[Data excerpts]
+ + + + + + +

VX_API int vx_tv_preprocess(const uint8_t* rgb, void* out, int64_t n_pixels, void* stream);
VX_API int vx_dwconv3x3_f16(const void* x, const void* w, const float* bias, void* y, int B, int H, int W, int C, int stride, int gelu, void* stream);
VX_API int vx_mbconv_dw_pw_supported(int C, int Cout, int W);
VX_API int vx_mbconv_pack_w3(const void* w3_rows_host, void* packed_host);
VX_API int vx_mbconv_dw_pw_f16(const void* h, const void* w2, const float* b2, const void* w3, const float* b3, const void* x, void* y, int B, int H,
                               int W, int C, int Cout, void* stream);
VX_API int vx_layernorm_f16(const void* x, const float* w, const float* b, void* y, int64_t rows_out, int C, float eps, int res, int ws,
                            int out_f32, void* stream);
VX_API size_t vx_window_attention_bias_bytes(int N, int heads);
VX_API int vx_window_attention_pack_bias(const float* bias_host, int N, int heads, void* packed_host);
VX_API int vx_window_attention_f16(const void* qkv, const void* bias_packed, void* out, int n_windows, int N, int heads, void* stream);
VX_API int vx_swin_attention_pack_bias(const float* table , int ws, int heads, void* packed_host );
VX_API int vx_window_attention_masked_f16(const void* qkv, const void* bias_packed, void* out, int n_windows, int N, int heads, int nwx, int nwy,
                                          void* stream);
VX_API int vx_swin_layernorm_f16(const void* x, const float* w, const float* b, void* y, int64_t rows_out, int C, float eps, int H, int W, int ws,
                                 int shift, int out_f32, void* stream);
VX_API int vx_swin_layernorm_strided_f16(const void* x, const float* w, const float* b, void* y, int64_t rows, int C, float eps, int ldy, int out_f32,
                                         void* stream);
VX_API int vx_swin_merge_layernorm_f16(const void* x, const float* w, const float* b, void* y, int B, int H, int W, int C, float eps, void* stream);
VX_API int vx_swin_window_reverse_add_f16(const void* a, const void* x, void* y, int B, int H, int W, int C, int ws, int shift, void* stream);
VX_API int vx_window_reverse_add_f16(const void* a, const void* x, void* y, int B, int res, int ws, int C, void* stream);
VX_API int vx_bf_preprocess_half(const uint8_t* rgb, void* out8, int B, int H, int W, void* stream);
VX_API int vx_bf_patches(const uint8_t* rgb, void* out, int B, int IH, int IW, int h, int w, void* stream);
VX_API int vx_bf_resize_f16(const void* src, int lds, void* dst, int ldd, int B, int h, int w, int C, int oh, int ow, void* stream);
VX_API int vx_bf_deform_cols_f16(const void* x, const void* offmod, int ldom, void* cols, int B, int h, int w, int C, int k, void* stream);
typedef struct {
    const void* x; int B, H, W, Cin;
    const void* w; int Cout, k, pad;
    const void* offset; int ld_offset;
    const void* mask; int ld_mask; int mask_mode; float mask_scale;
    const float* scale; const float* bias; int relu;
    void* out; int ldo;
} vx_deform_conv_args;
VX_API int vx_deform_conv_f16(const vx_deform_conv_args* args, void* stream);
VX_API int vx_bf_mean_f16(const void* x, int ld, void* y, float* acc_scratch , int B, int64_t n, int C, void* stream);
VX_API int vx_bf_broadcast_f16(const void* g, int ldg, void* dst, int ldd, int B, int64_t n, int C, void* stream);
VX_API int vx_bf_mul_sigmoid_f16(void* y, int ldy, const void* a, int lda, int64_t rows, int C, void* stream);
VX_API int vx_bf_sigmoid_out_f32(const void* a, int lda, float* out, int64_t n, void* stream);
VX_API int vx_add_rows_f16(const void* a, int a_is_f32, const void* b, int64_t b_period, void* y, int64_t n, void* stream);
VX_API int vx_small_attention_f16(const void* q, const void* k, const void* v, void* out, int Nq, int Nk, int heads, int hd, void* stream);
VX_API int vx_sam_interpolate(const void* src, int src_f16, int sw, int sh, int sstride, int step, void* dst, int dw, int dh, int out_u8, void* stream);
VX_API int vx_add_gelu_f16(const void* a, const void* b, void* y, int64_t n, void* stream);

+ + + + + + +

Working from the records above, write out verbatim only the lines from the line containing "VX_API int vx_window_attention_masked_f16(const" through the line containing "VX_API int vx_deform_conv_f16(const".

Exercise response:
VX_API int vx_window_attention_masked_f16(const void* qkv, const void* bias_packed, void* out, int n_windows, int N, int heads, int nwx, int nwy,
                                          void* stream);
VX_API int vx_swin_layernorm_f16(const void* x, const float* w, const float* b, void* y, int64_t rows_out, int C, float eps, int H, int W, int ws,
                                 int shift, int out_f32, void* stream);
VX_API int vx_swin_layernorm_strided_f16(const void* x, const float* w, const float* b, void* y, int64_t rows, int C, float eps, int ldy, int out_f32,
                                         void* stream);
VX_API int vx_swin_merge_layernorm_f16(const void* x, const float* w, const float* b, void* y, int B, int H, int W, int C, float eps, void* stream);
VX_API int vx_swin_window_reverse_add_f16(const void* a, const void* x, void* y, int B, int H, int W, int C, int ws, int shift, void* stream);
VX_API int vx_window_reverse_add_f16(const void* a, const void* x, void* y, int B, int res, int ws, int C, void* stream);
VX_API int vx_bf_preprocess_half(const uint8_t* rgb, void* out8, int B, int H, int W, void* stream);
VX_API int vx_bf_patches(const uint8_t* rgb, void* out, int B, int IH, int IW, int h, int w, void* stream);
VX_API int vx_bf_resize_f16(const void* src, int lds, void* dst, int ldd, int B, int h, int w, int C, int oh, int ow, void* stream);
VX_API int vx_bf_deform_cols_f16(const void* x, const void* offmod, int ldom, void* cols, int B, int h, int w, int C, int k, void* stream);
typedef struct {
    const void* x; int B, H, W, Cin;
    const void* w; int Cout, k, pad;
    const void* offset; int ld_offset;
    const void* mask; int ld_mask; int mask_mode; float mask_scale;
    const float* scale; const float* bias; int relu;
    void* out; int ldo;
} vx_deform_conv_args;
VX_API int vx_deform_conv_f16(const vx_deform_conv_args* args, void* stream);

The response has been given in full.